Sirach 25.24, for instance, says, ‘From a woman sin had its beginning, and because of her we all die’. This is not in the first instance a claim about how things are with women now (though that is the implication, in this case, in Sirach); it is a claim about what happened then. Paul’s words have the same historical cast.36 They record, in the first instance, a history, the history which is also therefore our history. But they do not proceed to any explicit claim about women as such. As Philip Payne writes, ‘Nothing in 1 Tim 2:12–15 extrapolates from Eve’s deception to the nature of women in general’.37 The text leaves this inference unspoken, and, therefore, to be wrestled with.38
Paul’s argument here is not primarily based on a claim about what ‘men’ and ‘women’ are like; it is based upon a recollection of the particular history they happen to have. It is in fact the case, says Paul, that Adam was created first, then Eve. And it is in fact the case that Adam was not deceived, but the woman was deceived and became a transgressor. That is the history we are all stuck with. (Note also that this is clearly not all there is to say about this history: Paul’s silence about Adam’s sin does not by any means imply that he thought Adam was innocent. Elsewhere, he lays all the blame of the fall on Adam [e.g., Rom 5.12–14], which suggests that Adam’s not being deceived, here, should not be taken positively but perhaps as an indictment.)

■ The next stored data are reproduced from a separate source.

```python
def _compile(src, diag=False):
    obj = os.path.join(BUILD, ("diag_" if diag else "") + src.replace(".hip", ".o"))
    path = os.path.join(CSRC, src)
    if _stale(obj, [path] + HEADERS + [os.path.abspath(__file__)]):
        subprocess.check_call([HIPCC] + FLAGS + EXTRA_FLAGS.get(src, []) + (["-DB7_DIAG"] if diag else []) + ["-c", path, "-o", obj])
        return obj, True
    return obj, False


def _mentions_diag(src):
    return "B7_DIAG" in open(os.path.join(CSRC, src)).read()


def build_diag(verbose=False):
    build()
    os.makedirs(os.path.dirname(DIAG_OUT), exist_ok=True)
    todo = [s for s in SOURCES if _mentions_diag(s)] + DIAG_ONLY_SOURCES
    with concurrent.futures.ThreadPoolExecutor(max_workers=min(8, len(todo))) as ex:
        res = dict(zip(todo, ex.map(lambda s: _compile(s, True), todo)))
    objs = [res[s][0] if s in res else os.path.join(BUILD, s.replace(".hip", ".o")) for s in SOURCES + DIAG_ONLY_SOURCES]
    if any(ch for _, ch in res.values()) or _stale(DIAG_OUT, objs):
        subprocess.check_call([HIPCC, "-shared", "-fPIC", "--offload-arch=gfx950", "-o", DIAG_OUT] + objs +
                              ["-ldl", "-Wl,-rpath,/opt/rocm/lib", "-Wl,--no-undefined", "-Wl,-Bsymbolic"])
        if verbose:
            print("built", DIAG_OUT)
    return DIAG_OUT


def posterior_isa():
    out = os.path.join(BUILD, "posterior.s")
    path = os.path.join(CSRC, "posterior.hip")
    if _stale(out, [path] + HEADERS + [os.path.abspath(__file__)]):
        subprocess.check_call([HIPCC] + [f for f in FLAGS if f != "-fPIC"] + ["-S", "--cuda-device-only", "-Wno-unused-command-line-argument",
                                                                            path, "-o", out])
    return out


def check_agpr_discipline():
    import re
    text = open(posterior_isa()).read()
    found = {}
    for m in re.finditer(r"^(_ZN\S*post_kernel_w4(?:ILi(\d)E|tILi\d+ELi\d+E)\S*):[^\n]*\n(.*?)\n\s*s_endpgm", text, flags=re.S | re.M):
        nj = int(m.group(2)) if m.group(2) else 16
        ntiles = 32 if nj == 16 else 8 * nj
        in_asm, stats, bad = False, {"mfma": 0, "mfma_from_zero": 0, "acc_reads": 0, "scratch": 0}, []
        for line in m.group(3).split("\n"):
            code = line.split(";")[0]
            if "ASMSTART" in line:
                in_asm = True
                continue
            if "ASMEND" in line:
                in_asm = False
                continue
            if in_asm:
                stats["mfma"] += "v_mfma_f64_16x16x4_f64" in code
                stats["mfma_from_zero"] += bool(re.search(r"v_mfma_f64_16x16x4_f64 a\[[^\]]*\], v\[[^\]]*\], v\[[^\]]*\], 0\s*$", code))
                stats["acc_reads"] += "v_accvgpr_read_b32" in code
            else:
                if re.search(r"(?<![A-Za-z0-9_.])a(\[|\d)", code):
                    bad.append(line.strip())
                stats["scratch"] += "scratch_" in code
        if bad or stats["scratch"] or stats["mfma_from_zero"] != ntiles or stats["acc_reads"] != 8 * ntiles:
            raise RuntimeError("post_kernel_w4<%d>: AGPR discipline broken: %r, compiler-generated AGPR uses: %r"
                               % (nj, stats, bad[:5]))
        found[nj] = stats
    if not {2, 4} <= set(found):
        raise RuntimeError("post_kernel_w4<2> and <4> expected in the ISA of posterior.hip, found %r" % sorted(found))
    return found


def build_post_probe():
    src = os.path.join(ROOT, "tools", "post_probe.hip")
    out = os.path.join(ROOT, "tools", "_build", "post_probe")
    os.makedirs(os.path.dirname(out), exist_ok=True)
    if _stale(out, [src, os.path.join(ROOT, "tools", "post_kernel_w8.h"), os.path.join(CSRC, "posterior.hip")] + HEADERS):
        subprocess.check_call([HIPCC, "--offload-arch=gfx950", "-O3", "-std=c++17", "-fno-fast-math", "-Wno-unused-value",
                               "-DB7_POST_NO_LAUNCHERS", "-I" + os.path.join(ROOT, "include"), "-I" + CSRC,
                               "-I/opt/rocm/include", "-o", out, src, "-Wl,-rpath,/opt/rocm/lib"])
    return out


def build(force=False, verbose=False):
    os.makedirs(BUILD, exist_ok=True)
    if force:
        for f in os.listdir(BUILD):
            os.remove(os.path.join(BUILD, f))
    with concurrent.futures.ThreadPoolExecutor(max_workers=min(8, len(SOURCES) + 2)) as ex:
        isa = ex.submit(check_agpr_discipline)
        probe = ex.submit(build_post_probe)
        results = list(ex.map(_compile, SOURCES))
        isa.result()
        probe.result()
    objs = [o for o, _ in results]
    if any(changed for _, changed in results) or _stale(OUT, objs):
        subprocess.check_call([HIPCC, "-shared", "-fPIC", "--offload-arch=gfx950", "-o", OUT] + objs +
                              ["-ldl", "-Wl,-rpath,/opt/rocm/lib", "-Wl,--no-undefined", "-Wl,-Bsymbolic"])
        if verbose:
            print("built", OUT)
    return OUT


if __name__ == "__main__":
    build(force="--force" in sys.argv, verbose=True)
    if "--diag" in sys.argv:
        build_diag(verbose=True)
```

### bot7_amd/csrc/b7_internal.h

```cpp
#pragma once
#include <hip/hip_runtime.h>
#include <stddef.h>
#include <stdint.h>

#include <map>
#include <string>
#include <vector>

#include "bot7hip.h"

constexpr int B7_NPAD = 128;
constexpr int B7_PANEL = 64;
constexpr int B7_PERSIST_NMAX = 4096;
constexpr int B7_MROWS = 256;
constexpr int B7_MAX_D = 96;

constexpr int B7_TAB_VAL = 0;
constexpr int B7_TAB_IDX = 1;
constexpr int B7_TAB_STATUS = 2;
constexpr int B7_TAB_ROWS = 3;
constexpr int B7_TAB_ROW0 = 4;
constexpr int B7_TAB_W = B7_TAB_ROW0 + B7_MAX_D;
constexpr int B7_MAX_WORLD = 64;

static inline int b7_dpad_class(int d) {
  return d <= 4 ? 4 : d <= 8 ? 8 : d <= 16 ? 16 : d <= 32 ? 32 : d <= 48 ? 48 : d <= 64 ? 64 : 96;
}

constexpr size_t B7_INFO_HEAD_BYTES = 16 + sizeof(double) * 257 + 8;
constexpr size_t B7_PERSIST_FLAG_WORDS_MAX = 16 + 2 * 64 * 64 + 2 * 64;
constexpr size_t B7_INFO_BYTES = B7_INFO_HEAD_BYTES + 4 * B7_PERSIST_FLAG_WORDS_MAX;

struct DevBuf {
  void *p = nullptr;
  size_t cap = 0;
};

struct PinBuf {
  void *host = nullptr, *dev = nullptr;
  size_t bytes = 0;
};

struct FitBlock { int info[4]; double terms[257]; };
struct BestPair { double v; int64_t i; };
constexpr int SOBOL_DIMS = 40;
constexpr int SOBOL_BITS = 30;
struct SobolTable {
  uint32_t v[SOBOL_DIMS][SOBOL_BITS];
};

constexpr size_t B7_PINNED_BYTES = 16384;
struct PinnedBlock {
  FitBlock fit;
  alignas(256) BestPair best;
  alignas(4096) double fmin[256];
  alignas(4096) double vec[B7_MAX_D + 3];
};
static_assert(offsetof(PinnedBlock, fit) == 0 && offsetof(PinnedBlock, best) == 2304 && offsetof(PinnedBlock, fmin) == 4096 &&
                  offsetof(PinnedBlock, vec) == 8192 && sizeof(PinnedBlock) <= B7_PINNED_BYTES,
              "pinned block: kernels and copies address these slots");

constexpr size_t B7_SCRATCH_BYTES = 64 * 1024;
struct ScratchBlock {
  double lenscale[256];
  double fmin[256];
  SobolTable sobol;
  double minmax[2 * B7_MAX_D];
  alignas(4096) double colvec[2 * B7_MAX_D];
};
static_assert(offsetof(ScratchBlock, lenscale) == 0 && offsetof(ScratchBlock, fmin) == 2048 && offsetof(ScratchBlock, sobol) == 4096 &&
                  offsetof(ScratchBlock, minmax) == 4096 + sizeof(SobolTable) && offsetof(ScratchBlock, colvec) == 12288 &&
                  sizeof(ScratchBlock) <= B7_SCRATCH_BYTES,
              "scratch block: the layout every earlier build used");

constexpr int B7_ACC_NONE = 0, B7_ACC_LINEAR = 1, B7_ACC_LOG = 2;

struct PhaseStat {
  double ms = 0.0;
  int64_t launches = 0;
};

struct ScoreParams {
  int kind = 0, S = 0, upper = 0;
  const double *mu = nullptr, *var = nullptr, *fmin = nullptr;
  long long stride = 0;
  double fmin0 = 0.0, tradeoff = 0.0, sign = 0.0;
};

struct b7_ctx {
  int device = 0;
  hipStream_t stream = nullptr;
  hipEvent_t ev_fit = nullptr;
  std::string err;
  int cus = 0;

  DevBuf grid[2];
  int grid_cur = 0;
  int64_t M = 0;
  int d = 0;

  bool fitted = false;
  bool have_data = false;
  int model_kind = 0;
  int N = 0, Npad = 0, dfit = 0, dpad = 0, ycols = 0;
  int yld = 1;
  double amp = 0, noise = 0, mean = 0;
  b7_gp_opts opts;
  int kernel = B7_KERNEL_ARDSE;
  DevBuf xobs;
  DevBuf w;
  DevBuf zsc;
  DevBuf zss;
  DevBuf K;
  DevBuf L;
  DevBuf Linv;
  DevBuf W;
  DevBuf dinv;
  DevBuf alpha;
  DevBuf resid;
  DevBuf atmp;
  DevBuf info;
  DevBuf ybuf;

  bool predicted = false;
  int64_t Mpred = 0;
  DevBuf mu;
  DevBuf var;
  DevBuf acc;
  bool acc_valid = false;
  int spin_us = 500;
  bool npad_small = true;
  bool potrf_small = true;
  bool blr_small = true;
  double fmin_scalar = 0.0;
  bool acc_fresh = false;
  int acc_kind = 0;
  DevBuf ks;
  size_t ks_bytes = (size_t)4 << 30;
  int diag_variant = 1;
  int inverse_inline = 1;
  PinnedBlock *pinned = nullptr, *pinned_dev = nullptr;
  std::vector<double> net_host;
  PinBuf pin_blr;
  PinBuf pin_eval;
  PinBuf pin_nll;
  bool fmin_staged = false;
  bool potrf_attrs_set = false;
  bool linv_done = false;
  int potrf_sched = 3;
  int syrk_small = 1;
  int potrf_defer = 1;
  int potrf_group = 2;
  struct JobList { DevBuf buf; int n = 0; };
  std::map<int, JobList> pjobs_cache;
  DevBuf pstamps;
  int pjobs_nb = 0, pjobs_n = 0;
  DevBuf bhyp, bw, bzsc, bzss, bK, bL, bdinv, bflags, binfo, bresid, bterms, bLinv, balpha, bmu, bvar;
  bool persist_attr_set = false, persist_stamps = false;
  int persist_helpers = 0;
  int persist_aborts = 0;
  int nll_small = 1;
  bool kpost_small = true;
  bool fit_small = true;
  int persist_fault = -1;
  int potrf_sched_saved = 0;
  DevBuf part;
  DevBuf ticket;
  DevBuf scratch;
  DevBuf tmpgrid;
  DevBuf tmpmu, tmpvar;
  DevBuf fant;
  DevBuf bel;
  DevBuf belvec;
  PinBuf pin_bel;
  DevBuf feat;
  size_t feat_zeroed_bytes = 0;
  int feat_z = -1;
  int64_t Mfeat = 0;
  int zdim = 0;
  uint64_t feat_version = 0, grid_version = 0;
  DevBuf netbuf;

  void *comm = nullptr;
  int comm_rank = 0, comm_world = 1;
  DevBuf slots;
  uint64_t *tab_host = nullptr;
  uint64_t *tab_host_dev = nullptr;
  struct b7_group *group = nullptr;
  bool group_busy = false;
  bool win_valid = false;
  int64_t win_idx1 = 0;
  int win_rank = -1, win_d = 0;
  double win_row[B7_MAX_D];
  int64_t shard_rows[B7_MAX_WORLD];
  int shard_world = 0;

  hipEvent_t tev[B7_MAX_TIMERS][2];
  bool tev_init = false;
  bool profile = false;
  std::map<std::string, PhaseStat> phases;
  struct PendingPhase { const char *name; hipEvent_t e0, e1; };
  std::vector<PendingPhase> pending;
  std::vector<hipEvent_t> free_events;
  hipEvent_t phase_e0 = nullptr;
};

int b7_fail(b7_ctx *c, int code, const char *fmt, ...);
#define B7_HIP(c, expr)                                                                          \
  do {                                                                                           \
    hipError_t e__ = (expr);                                                                     \
    if (e__ != hipSuccess)                                                                       \
      return b7_fail((c), e__ == hipErrorOutOfMemory ? B7_ERR_NOMEM : B7_ERR_HIP, "%s:%d: %s", \
                     __FILE_NAME__, __LINE__, hipGetErrorString(e__));                           \
  } while (0)
#define B7_TRY(expr)          \
  do {                        \
    int rc__ = (expr);        \
    if (rc__ != B7_OK) return rc__; \
  } while (0)

int b7_ensure(b7_ctx *c, DevBuf &b, size_t bytes);
void b7_release(DevBuf &b);
int b7_pin_ensure(b7_ctx *c, PinBuf &b, size_t bytes, bool mapped);
static inline ScratchBlock *b7_scratch(const b7_ctx *c) { return static_cast<ScratchBlock *>(c->scratch.p); }

struct PhaseScope {
  b7_ctx *c;
  const char *name;
  PhaseScope(b7_ctx *c, const char *name);
  ~PhaseScope();
};

static inline int64_t round_up(int64_t x, int64_t m) { return (x + m - 1) / m * m; }
int npad_of(const b7_ctx *c, int64_t n);

int launch_sobol(b7_ctx *c, double *out, int64_t size, int dims, int64_t skip, const double *mins,
                 const double *maxes);
int launch_random_grid(b7_ctx *c, double *out, int64_t size, int dims, uint64_t seed, int64_t row_offset,
                       const double *mins, const double *maxes);
int launch_remove_row(b7_ctx *c, const double *src, double *dst, int64_t M, int d, int64_t idx0);
int launch_remove_rows(b7_ctx *c, const double *src, double *dst, int64_t M, int d, const int64_t *cuts_dev, int ncut);
int launch_colrange(b7_ctx *c, const double *grid, int64_t M, int d, double *out_dev);
int launch_col_affine(b7_ctx *c, double *grid, int64_t M, int d, const double *v_dev, bool mul);
int launch_gather_rows(b7_ctx *c, const double *src, double *out, const int64_t *idx0_dev, int64_t n, int d);

struct KBatchDesc {
  int64_t s_w = 0, s_zsc = 0, s_zsh = 0, s_out = 0;
  const double *amp = nullptr;
  int64_t s_alpha = 0, s_mu = 0;
  const double *mean = nullptr;
};
struct ObsSet {
  const double *zsc;
  const double *zsh;
  int npad;
  const double *w = nullptr;
  KBatchDesc batch;
};
int launch_prep_obs_aux(b7_ctx *c, const double *xobs, const double *ls_dev, int N, int npad, double *zsc,
                        double *zsh);
int launch_k_generic(b7_ctx *c, const double *xq, int64_t rows, int64_t Mtotal, const ObsSet &o, double *out);
int launch_prep_obs(b7_ctx *c, const double *xobs, const double *lenscale_sq_dev, int N, int d);
int launch_kxx(b7_ctx *c, double diag_add);
int launch_ksx_batch(b7_ctx *c, int S, const double *xq, int64_t rows, int64_t Mtotal, const double *w, const double *zsc,
                     const double *zss, const double *amp_dev, const double *mean_dev, const double *alpha, double *ks,
                     int64_t s_out, double *mu, int64_t s_mu);
int launch_kxx_batch(b7_ctx *c, int B, const double *ls_dev, const double *amp_dev, const double *noise_dev, double *w,
                     double *zsc, double *zss, double *K);
int launch_ksx(b7_ctx *c, const double *xq, int64_t row0, int64_t rows, int64_t Mtotal, int d, double *ks,
               double *mu, int ycols);
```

My point is not that there is no claim here about created order. The point is rather to clarify the kind of claim that is being made. That Adam was created first is indeed a claim about created order.39 But again, it is a historical claim: it is not a claim about intrinsic male superiority, but about the order of events. Adam was, in fact, created first, and that matters in some way.
The point is also that this claim does not exhaust the argument. Paul’s argument is not simply from creation, but from creation and fall. The fall is not important simply for the way it illuminates the character of created order; it is important because it happened. All of us, men and women, have to live downstream of these formative events. We cannot, says Paul, as yet be entirely free of them and their legacy.
Notice, finally, that on this reading, vv. 13–14 provide a rationale not only for the prohibition in v. 12 but also for the exhortation in v. 11 for women quietly to learn. We will discuss these verses below, but note here only that in this case, rather than telling a story that is meant to show a perpetual, unchanging nature of woman as unsuited to teach, vv. 13–14 would tell a story that warns of a mistake that should not be repeated; and one of the ways to avoid it is for women to learn. Women especially should learn because the first woman Eve was deceived. Before we think further about the implications of this today, however, we need to clarify this interpretation of vv. 11–12.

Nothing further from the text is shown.